PIP Installation-U MLX -VLM
Let’s start your vision:
python -m mlx_vlm.generate – model google/gemma-3n-e4b-it-Max-Tokens 100 – Temperature 0.5 – Prompt “Please explain this image in detail.” -image https://huggingface.co/datasets/arig23498/demo-data/resolve/main/airplane.jpg
And audio:
python -m mlx_vlm.generate – model google/gemma-3n-e4b-it-Max-Tokens 100 – Temperature 0.0 – Prompt “Translate the next audio segment in English.” -Audio https://huggingface.co/datasets/huggingface/documentation-images/resolve/main/blog/audio-samples/jfk.wav
Inference to llama.cpp
In addition to MLX, gemma 3n (text only) works out of the box with llama.cpp. Make sure to install llama.cpp/ollama from the source.
See the installation instructions for llama.cpp: https://github.com/ggml-org/llama.cpp/blob/master/docs/install.md
You can do it like this:
llama-server -hf ggml-org/gemma-3n-e4b-it-gguf:q8_0
Inference to transformers.js and onnxruntime
Finally, we have also released the ONNX weight of the GEMMA-3N-E2B-IT model variant, allowing for flexible deployment across a variety of runtimes and platforms.
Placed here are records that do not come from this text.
template <int TILE, bool ROT>
__device__ __forceinline__ void schur_tile_body(const TileCtx& tc, const StArgs& a, TileSmem<TILE>& sm, const TileInfo& ti,
                                                const bool act, const int ls, const int lp, const double a00, const double a02,
                                                const double a12, const int rep, const int t0, const int nt) {
  const int tid = threadIdx.x;
  const double inv_f = (a.intr >= 1) ? 1.0 / __ldg(a.K) : 0.0;
  const unsigned char mode = __ldg(a.tile_dense + rep);
  constexpr int lpt = 2;
  const int nq = 2 * max(nt, 0);
  auto lane_task = [&](int q, int& tq, int& par) -> bool {
    par = q & 1; tq = q >> 1;
    return q < nq;
  };
  int tq_f, par_f;
  const bool valid_f = lane_task(tid, tq_f, par_f);
  int2 rg_f = make_int2(0, 0);
  int slot_f = 0;
  if (valid_f) { rg_f = __ldg(a.task_rng + t0 + tq_f); slot_f = __ldg(a.task_slot + t0 + tq_f); }
  double* sv = sm.sv + tid;
#pragma unroll
  for (int k = 0; k < NVX2; ++k) sv[k * PSFM_SVS] = 0.0;
  double rec[18];
#pragma unroll
  for (int k = 0; k < 18; ++k) rec[k] = 0.0;
  bool pivot_bad = false;
  if (act) {
    ObsGeom g;
    load_geom<TILE>(sm, ls, lp, g);
    const int cnp = sm.cap_np;
    double hv[6], wkp[3], wh[3];
#pragma unroll
    for (int k = 0; k < 6; ++k) hv[k] = sm.prow(3 + k)[lp];
    if (mode != TILE_PAIRS_LOOP) {
      double lh[6];
      pivot_bad = !chol3(hv, lh);
    }
#pragma unroll
    for (int k = 0; k < 3; ++k) { wkp[k] = sm.prow(9 + k)[lp]; wh[k] = sm.prow(12 + k)[lp]; }
    double jp[2][3], jc[2][6], Q[2][3];
#pragma unroll
    for (int k = 0; k < 3; ++k) {
      jp[0][k] = a00 * g.R[k] + a02 * g.R[6 + k];
      jp[1][k] = a00 * g.R[3 + k] + a12 * g.R[6 + k];
    }
#pragma unroll
    for (int m = 0; m < 2; ++m) {
      Q[m][0] = jp[m][0] * hv[0] + jp[m][1] * hv[1] + jp[m][2] * hv[2];
      Q[m][1] = jp[m][0] * hv[1] + jp[m][1] * hv[3] + jp[m][2] * hv[4];
      Q[m][2] = jp[m][0] * hv[2] + jp[m][1] * hv[4] + jp[m][2] * hv[5];
    }
    if (ROT) {
      jc[0][0] = 2.0 * a02 * g.w[1]; jc[0][1] = 2.0 * (a00 * g.w[2] - a02 * g.w[0]); jc[0][2] = -2.0 * a00 * g.w[1];
      jc[1][0] = 2.0 * (a12 * g.w[1] - a00 * g.w[2]); jc[1][1] = -2.0 * a12 * g.w[0]; jc[1][2] = 2.0 * a00 * g.w[0];
    } else {
#pragma unroll
      for (int k = 0; k < 3; ++k) { jc[0][k] = 0.0; jc[1][k] = 0.0; }
    }
    jc[0][3] = a00; jc[0][4] = 0.0; jc[0][5] = a02;
    jc[1][3] = 0.0; jc[1][4] = a00; jc[1][5] = a12;
    rec[0] = a00; rec[1] = a02; rec[2] = a12;
#pragma unroll
    for (int k = 0; k < 3; ++k) { rec[3 + k] = g.w[k]; rec[6 + k] = Q[0][k]; rec[9 + k] = Q[1][k]; rec[12 + k] = jp[0][k]; rec[15 + k] = jp[1][k]; }
    if (ROT) {
#pragma unroll
      for (int r = 0; r < 3; ++r)
#pragma unroll
        for (int c = 0; c < 3; ++c) sv[(3 * r + c) * PSFM_SVS] = jc[0][r] * jc[0][3 + c] + jc[1][r] * jc[1][3 + c];
    }
    if (a.intr >= 1) {
      const double zf = (g.w[2] + g.tz) * inv_f;
      const double jf0 = -a02 * zf, jf1 = -a12 * zf;
      const double qk0 = Q[0][0] * wkp[0] + Q[0][1] * wkp[1] + Q[0][2] * wkp[2];
      const double qk1 = Q[1][0] * wkp[0] + Q[1][1] * wkp[1] + Q[1][2] * wkp[2];
#pragma unroll
      for (int r = 0; r < 6; ++r) {
        sv[(9 + r) * PSFM_SVS] = jc[0][r] * jf0 + jc[1][r] * jf1;
        sv[(15 + r) * PSFM_SVS] = -(jc[0][r] * qk0 + jc[1][r] * qk1);
      }
    }
    const double pw0 = jp[0][0] * wh[0] + jp[0][1] * wh[1] + jp[0][2] * wh[2];
    const double pw1 = jp[1][0] * wh[0] + jp[1][1] * wh[1] + jp[1][2] * wh[2];
#pragma unroll
    for (int r = (ROT ? 0 : 3); r < 6; ++r) sv[(21 + r) * PSFM_SVS] = -(jc[0][r] * pw0 + jc[1][r] * pw1);
  }
  const bool dense = !__syncthreads_or(pivot_bad) && mode != TILE_PAIRS_LOOP;
  {
    double* dst = a.acc_cam + (size_t)(rep & (NREP - 1)) * a.rep_stride;
    tile_reduce_images<TILE>(sm, ti, NVX2, [&](int k, int img, double acc) {
      if (acc != 0.0) atomicAdd(dst + (size_t)img * NVX2 + k, acc);
    });
  }
  __syncthreads();
  double* band = a.Sband + (size_t)(rep & a.nrep_mask) * a.band_stride;
  if (dense) {
    double* zf = sm.sv;
    const int nz2 = (int)(dense_z_doubles(ti.ns, ti.np) / 2);
    for (int k = tid; k < nz2; k += TILE) reinterpret_cast<double2*>(zf)[k] = make_double2(0.0, 0.0);
    __syncthreads();
    if (act) {
      double hv[6], lh[6];
#pragma unroll
      for (int k = 0; k < 6; ++k) hv[k] = sm.prow(3 + k)[lp];
      chol3(hv, lh);
      const double w0 = rec[3], w1 = rec[4], w2 = rec[5];
      double jl[2][3], jc[2][6];
#pragma unroll
      for (int m = 0; m < 2; ++m) {
        const double p0 = rec[12 + 3 * m], p1 = rec[13 + 3 * m], p2 = rec[14 + 3 * m];
        jl[m][0] = p0 * lh[0] + p1 * lh[1] + p2 * lh[3];
        jl[m][1] = p1 * lh[2] + p2 * lh[4];
        jl[m][2] = p2 * lh[5];
      }
      if (ROT) {
        jc[0][0] = 2.0 * a02 * w1; jc[0][1] = 2.0 * (a00 * w2 - a02 * w0); jc[0][2] = -2.0 * a00 * w1;
        jc[1][0] = 2.0 * (a12 * w1 - a00 * w2); jc[1][1] = -2.0 * a12 * w0; jc[1][2] = 2.0 * a00 * w0;
      }
      jc[0][3] = a00; jc[0][4] = 0.0; jc[0][5] = a02;
      jc[1][3] = 0.0; jc[1][4] = a00; jc[1][5] = a12;
      const int KB2 = dense_z_kb2(ti.np);
#pragma unroll
      for (int r = (ROT ? 0 : 3); r < 6; ++r)
#pragma unroll
        for (int k = 0; k < 3; ++k) {
          const int row = 6 * ls + r, col = 3 * lp + k;
          const int q = row >> 3;
          double* z = zf + (((q * KB2 + (col >> 3)) * 32 + (((row & 7) * 4 + (col & 3)) ^ (q & 7))) * 2 + ((col >> 2) & 1));
          const double v = jc[0][r] * jl[0][k] + jc[1][r] * jl[1][k];
          if (mode == TILE_PAIRS_DENSE_DUP) atomicAdd(z, v); else *z = v;
        }
    }
    __syncthreads();
    dense_pairs_mma<TILE>(zf, sm.cimg, ti.ns, ti.np, band, a.span);
    return;
  }
  unsigned int uf0 = 0u, uf1 = 0u, uf2 = 0u;
  {
    const int e = rg_f.x + par_f;
    if (e < rg_f.y) uf0 = __ldg(a.entries + e);
    if (e + lpt < rg_f.y) uf1 = __ldg(a.entries + e + lpt);
    if (e + 2 * lpt < rg_f.y) uf2 = __ldg(a.entries + e + 2 * lpt);
  }
  double* srec = sm.sv;
  if (act) {
    double2* o = reinterpret_cast<double2*>(srec + (size_t)tid * PS);
#pragma unroll
    for (int k = 0; k < 9; ++k) o[k] = make_double2(rec[2 * k], rec[2 * k + 1]);
  }
  __syncthreads();
  for (int q0 = 0; q0 < nq; q0 += TILE) {
    int tq = tq_f, par = par_f, e0 = rg_f.x, e1 = rg_f.y, slot = slot_f;
    bool valid = valid_f;
    unsigned int u0 = uf0, u1 = uf1, u2 = uf2;
    if (q0 > 0) {
      valid = lane_task(q0 + tid, tq, par);
      e0 = e1 = 0; u0 = u1 = u2 = 0u;
      if (valid) {
        const int2 rg = __ldg(a.task_rng + t0 + tq);
        slot = __ldg(a.task_slot + t0 + tq);
        e0 = rg.x; e1 = rg.y;
        const int e = e0 + par;
        if (e < e1) u0 = __ldg(a.entries + e);
// ... 63 lines not shown
      for (int r = 0; r < 3; ++r)
#pragma unroll
        for (int c = 0; c < 3; ++c) { acc[6 * r + c] *= 4.0; acc[6 * r + 3 + c] *= 2.0; acc[6 * (3 + r) + c] *= 2.0; }
    }
    double* dst = band + (size_t)slot * 36;
#pragma unroll
    for (int i = 0; i < 18; ++i) {
      const double mine = par ? acc[18 + i] : acc[i];
      const double x = par ? acc[i] : acc[18 + i];
      const double v = mine + __shfl_xor_sync(0xffffffffu, x, 1);
      if (valid && (ROT || v != 0.0)) atomicAdd(dst + 18 * par + i, v);
    }
  }
}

For JavaScript developers, GEMMA3N is integrated into Transformers.js and is available in version 3.6.0.
For more information about how to run models with these libraries, see the Using Model Cards section.
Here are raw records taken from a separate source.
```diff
@@ -284,26 +434,45 @@
   k.Mp = (int)mp;
   k.hb = (k.Wp + 1 + PK - 1) / PK;
   k.q64 = PK / k.Wp; k.r64 = PK % k.Wp; k.small_frame = k.Hp <= k.q64 + 1; k.dbg = 0; k.direct = 0;
-  k.nco = (A->Cout + 63) / 64; k.nci = (A->Cin + 63) / 64;
-  const int tiles = k.nco * k.nci;
-  int sk = A->splitk;
-  if (sk <= 0) {
-    const int target = tf::tuning().wgrad3_blocks;
-    sk = (target + tiles - 1) / tiles;
-    const int maxsk = (k.Mp + 6 * PK - 1) / (6 * PK);
-    if (sk > maxsk) sk = maxsk;
-    if (sk < 1) sk = 1;
-  }
-  k.chunk = (((k.Mp + sk - 1) / sk) + PK - 1) / PK * PK;
-  k.splitk = (k.Mp + k.chunk - 1) / k.chunk;
+  k.OH = A->OH; k.OW = A->OW; k.deep = 0;
+  w3_split(A, k);
   return true;
+}
+
+bool w3s2_plan(const tf_wgrad_args* A, W3K& k) {
+  if (A->dtype != TF_BF16 || A->pro_scale) return false;
+  if (A->KH != 3 || A->KW != 3 || A->stride != 2 || A->pad != 1 || A->H < 1 || A->W < 1) return false;
+  if (A->OH != (A->H - 1) / 2 + 1 || A->OW != (A->W - 1) / 2 + 1 || A->OW + 1 > 2 * PK - 1) return false;
+  k.x = (const char*)A->x; k.dy = (const char*)A->dy; k.dw = A->dw_oihw; k.partial = nullptr;
+  k.N = A->N; k.H = A->H; k.W = A->W; k.Cin = A->Cin; k.Cout = A->Cout; k.ldx = A->ldx; k.lddy = A->lddy; k.dw_ld = A->dw_ld;
+  if (A->packed) { k.ci_stride = 1; k.tap_stride = A->Cin; } else { k.ci_stride = 9; k.tap_stride = 1; }
+  k.OH = A->OH; k.OW = A->OW;
+  k.Hp = A->OH + 1; k.Wp = A->OW + 1; k.HWp = k.Hp * k.Wp;
+  const long long mp = (long long)A->N * k.HWp;
+  if (mp > (1ll << 30)) return false;
+  if ((long long)A->N * A->H * A->W * 2 * A->ldx >= (1ll << 32)) return false;
+  if ((long long)A->N * A->OH * A->OW * 2 * A->lddy >= (1ll << 32)) return false;
+  k.Mp = (int)mp;
+  k.hb = 0;
+  k.q64 = PK / k.Wp; k.r64 = PK % k.Wp; k.small_frame = k.Hp <= k.q64 + 1; k.dbg = 0; k.direct = 0;
+  k.deep = (PK - 1) + (k.Wp + 1) >= 2 * PK;
+  w3_split(A, k);
+  return true;
+}
+
+void w3_reduce(const W3K& k, hipStream_t stream) {
+  const size_t total4 = (size_t)k.nco * k.nci * TILE_FLOATS / 4;
+  if (k.splitk >= 128)     hipLaunchKernelGGL(wgrad3x3_reduce_kernel<16>, dim3((unsigned)(total4 / 16)), dim3(256), 0, stream, k);
+  else if (k.splitk >= 32) hipLaunchKernelGGL(wgrad3x3_reduce_kernel<4>, dim3((unsigned)(total4 / 64)), dim3(256), 0, stream, k);
+  else if (k.splitk >= 16) hipLaunchKernelGGL(wgrad3x3_reduce_kernel<2>, dim3((unsigned)(total4 / 128)), dim3(256), 0, stream, k);
+  else                     hipLaunchKernelGGL(wgrad3x3_reduce_kernel<1>, dim3((unsigned)(total4 / 256)), dim3(256), 0, stream, k);
 }
 
 }
 
 extern "C" size_t tf_wgrad_workspace_bytes(const tf_wgrad_args* A) {
   W3K k;
-  if (!A || !w3_plan(A, k)) return 0;
+  if (!A || !(w3_plan(A, k) || (A->tile == 4 && w3s2_plan(A, k)))) return 0;
   return (size_t)k.splitk * k.nco * k.nci * TILE_FLOATS * sizeof(float);
 }
 
@@ -326,13 +495,27 @@
                      A->Cout, A->Cin * 9, 9, 2, 0);
   if (k.small_frame) hipLaunchKernelGGL(wgrad3x3_kernel<true>, dim3(k.nco * k.nci * k.splitk), dim3(NT), lds, stream, k);
   else hipLaunchKernelGGL(wgrad3x3_kernel<false>, dim3(k.nco * k.nci * k.splitk), dim3(NT), lds, stream, k);
-  if (k.partial) {
-    const size_t total4 = (size_t)k.nco * k.nci * TILE_FLOATS / 4;
-    if (k.splitk >= 128)     hipLaunchKernelGGL(wgrad3x3_reduce_kernel<16>, dim3((unsigned)(total4 / 16)), dim3(256), 0, stream, k);
-    else if (k.splitk >= 32) hipLaunchKernelGGL(wgrad3x3_reduce_kernel<4>, dim3((unsigned)(total4 / 64)), dim3(256), 0, stream, k);
-    else if (k.splitk >= 16) hipLaunchKernelGGL(wgrad3x3_reduce_kernel<2>, dim3((unsigned)(total4 / 128)), dim3(256), 0, stream, k);
-    else                     hipLaunchKernelGGL(wgrad3x3_reduce_kernel<1>, dim3((unsigned)(total4 / 256)), dim3(256), 0, stream, k);
-  }
+  if (k.partial) w3_reduce(k, stream);
+  return hipGetLastError() == hipSuccess ? TF_OK : TF_ERR_LAUNCH;
+}
+
+int tf_wgrad3x3s2_launch(const tf_wgrad_args* A, hipStream_t stream) {
+  W3K k;
+  if (!w3s2_plan(A, k)) return TF_ERR_UNSUPPORTED;
+  const size_t need = (size_t)k.splitk * k.nco * k.nci * TILE_FLOATS * sizeof(float);
+  if (A->partial_ws && A->partial_ws_bytes >= need && !tf::tuning().wgrad3_atomics) k.partial = (float*)A->partial_ws;
+  k.dbg = tf::tuning().wgrad3_dbg;
+  static tf::PerDevice attr_set;
+  if (attr_set.first()) {
+    (void)hipFuncSetAttribute(reinterpret_cast<const void*>(&wgrad3x3_s2_kernel<false>), hipFuncAttributeMaxDynamicSharedMemorySize, 160 * 1024);
+    (void)hipFuncSetAttribute(reinterpret_cast<const void*>(&wgrad3x3_s2_kernel<true>), hipFuncAttributeMaxDynamicSharedMemorySize, 160 * 1024);
+  }
+  const double Md = (double)A->N * A->OH * A->OW;
+  tf::ProfScope prof(16, 2.0 * Md * A->Cout * A->Cin * 9, (Md * A->Cout + (double)A->N * A->H * A->W * A->Cin) * 2 + (double)A->Cout * A->Cin * 9 * 4,
+                     stream, (int)Md, A->Cout, A->Cin * 9, 9, 2, 0, 2.0 * k.Mp * A->Cout * A->Cin * 9);
+  if (k.small_frame) hipLaunchKernelGGL(wgrad3x3_s2_kernel<true>, dim3(k.nco * k.nci * k.splitk), dim3(NT), S2_LDS, stream, k);
+  else hipLaunchKernelGGL(wgrad3x3_s2_kernel<false>, dim3(k.nco * k.nci * k.splitk), dim3(NT), S2_LDS, stream, k);
+  if (k.partial) w3_reduce(k, stream);
   return hipGetLastError() == hipSuccess ? TF_OK : TF_ERR_LAUNCH;
 }
 
```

Fine tweaks with free Google Colab
Given the size of the model, it is very useful to fine-tune it for a specific downstream task across the modality. To make the model easier to fine-tune, we have created a simple notebook that you can experiment with free Google Colab!
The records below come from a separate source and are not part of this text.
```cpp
#ifdef FRA_STAMPS
}
extern "C" __attribute__((visibility("default"))) int fra_diag_wstamps(void* host, unsigned long long bytes) {
  if (!host) {
    void* d = nullptr;
    if (hipGetSymbolAddress(&d, HIP_SYMBOL(fra::g_fra_wstamps)) != hipSuccess) return -1;
    return hipMemset(d, 0, sizeof(fra::g_fra_wstamps)) == hipSuccess ? 0 : -1;
  }
  const size_t nb = bytes < sizeof(fra::g_fra_wstamps) ? bytes : sizeof(fra::g_fra_wstamps);
  return hipMemcpyFromSymbol(host, HIP_SYMBOL(fra::g_fra_wstamps), nb, 0, hipMemcpyDeviceToHost) == hipSuccess ? 0 : -1;
}
namespace fra {
#endif

hipError_t launch_analyze_w(int src, int level, const JobArgs& a, int cw, hipStream_t s) {
  const bool k17 = a.k17 != 0;
  if (a.frame_count <= 0) return hipSuccess;
  const dim3 grid((unsigned)a.frame_count, (unsigned)cw);
  const LevelCfg cfg = level_cfg(level);
  if (cfg.nsub == 0 || cfg.max_lpc > 8) return hipErrorInvalidValue;
  if (!a.wave) return hipErrorInvalidValue;
  switch (cfg.max_porder) {
    case 4: k17 ? k_analyze_w<8, 4, true><<<grid, 64, 0, s>>>(a, src) : k_analyze_w<8, 4, false><<<grid, 64, 0, s>>>(a, src); break;
    case 5: k17 ? k_analyze_w<8, 5, true><<<grid, 64, 0, s>>>(a, src) : k_analyze_w<8, 5, false><<<grid, 64, 0, s>>>(a, src); break;
    default: k17 ? k_analyze_w<8, 6, true><<<grid, 64, 0, s>>>(a, src) : k_analyze_w<8, 6, false><<<grid, 64, 0, s>>>(a, src); break;
  }
  return hipGetLastError();
}

}
```

Before: 99990.

## Specialize wave analyzer for single window, early-stop Levinson, simplify row loads

Adds a compile-time window count tied to the partition cap so levels below 6 use a single apodization window. This replaces permute-based coefficient gathering with readlane and drops the non-kept window re-estimation loop. Levinson recursion now stops at each lane's own order and broadcasts the final order from lane 15, cutting redundant double-precision work. Sample loads take a simpler per-row addressing path when the width and start column are aligned to the load step. The launcher now rejects window counts that do not match the level, which ties correctness to the host configuration.

```diff
diff --git a/flac-raster_amd/csrc/fra_analyze_w.hip b/flac-raster_amd/csrc/fra_analyze_w.hip
--- a/flac-raster_amd/csrc/fra_analyze_w.hip
+++ b/flac-raster_amd/csrc/fra_analyze_w.hip
@@ -26,6 +26,7 @@
 }
 constexpr int kWIterDw = 8 * 64;
 constexpr int kWinW = 3;
+constexpr int wave_nwin(int pcap) { return pcap == 6 ? kWinW : 1; }
 __device__ __forceinline__ uint4 lds4(const uint32_t* p) { return *reinterpret_cast<const uint4*>(p); }
 __device__ __forceinline__ void wread_d14(const uint32_t* sw, int lane, int j, uint32_t (&D)[14]) {
   const uint32_t* po = sw + 8 * lane + kWIterDw * j;
@@ -78,6 +79,9 @@
   return __float_as_int(__fadd_rn(__fmul_rn(x, w), 12582912.0f));
 }
 
+#ifndef FRA_W_LEV_STOP
+#define FRA_W_LEV_STOP 1
+#endif
 template <int MAXLAG>
 __device__ inline int levinson_keep(const double (&ac)[MAXLAG + 1], int max_order, double& e, double (&lp)[MAXLAG],
                                     int lo) {
@@ -88,9 +92,10 @@
   double err = ac[0];
   int result = max_order;
   bool done = false;
+  const int last = FRA_W_LEV_STOP ? (lo > 1 ? lo : 1) : MAXLAG;
 #pragma unroll
   for (int i = 0; i < MAXLAG; i++) {
-    if (!done && i < max_order) {
+    if (!done && i < max_order && i < last) {
       double r = -ac[i + 1];
 #pragma unroll
       for (int j = 0; j < i; j++) r = r - lpc[j] * ac[i - j];
@@ -104,15 +109,22 @@
       }
       if (i & 1) lpc[i >> 1] = lpc[i >> 1] + lpc[i >> 1] * r;
       err = err * (1.0 - r * r);
-      const bool mine = lo == i + 1;
-#pragma unroll
-      for (int j = 0; j <= i; j++) lp[j] = mine ? -lpc[j] : lp[j];
-      e = (mine || (i == 0 && lo == 0)) ? err : e;
+      if (!FRA_W_LEV_STOP) {
+        const bool mine = lo == i + 1;
+#pragma unroll
+        for (int j = 0; j <= i; j++) lp[j] = mine ? -lpc[j] : lp[j];
+        e = (mine || (i == 0 && lo == 0)) ? err : e;
+      }
       if (!(err > 0.0)) {
         result = (err == 0.0) ? i + 1 : i;
         done = true;
       }
     }
+  }
+  if (FRA_W_LEV_STOP) {
+#pragma unroll
+    for (int j = 0; j < MAXLAG; j++) lp[j] = -lpc[j];
+    e = err;
   }
   return result;
 }
@@ -159,6 +171,9 @@
 
 #ifndef FRA_W_ARITH
 #define FRA_W_ARITH 0
+#endif
+#ifndef FRA_W_SROW
+#define FRA_W_SROW 1
 #endif
 struct WNorm {
   double two_mn, range, rcp;
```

They also provide dedicated notebooks for fine-tuning with audio tasks, allowing you to easily fit your model to speech datasets and benchmarks.
Hugging the Gemma recipe on your face
This release also introduces the embracing Face Gemma Recipes Repository. Find the notebooks and scripts that run and tweak the model.
Use a model from the Gemma family to add recipes. Feel free to open the issue and create a pull request in the repository.
Conclusion
I’m always excited to host Google and Gemma family models. We hope that the community will come together and make the most of these models. Multi-modal, small size, very capable and makes a great model release!
If you would like to discuss the model in more detail, start the discussion just below this blog post. We are happy to help!
Thank you to Arthur, Cyril, Rashan, Lisandre and everyone who has embraced the faces that have been made available to the community, taking care of integration!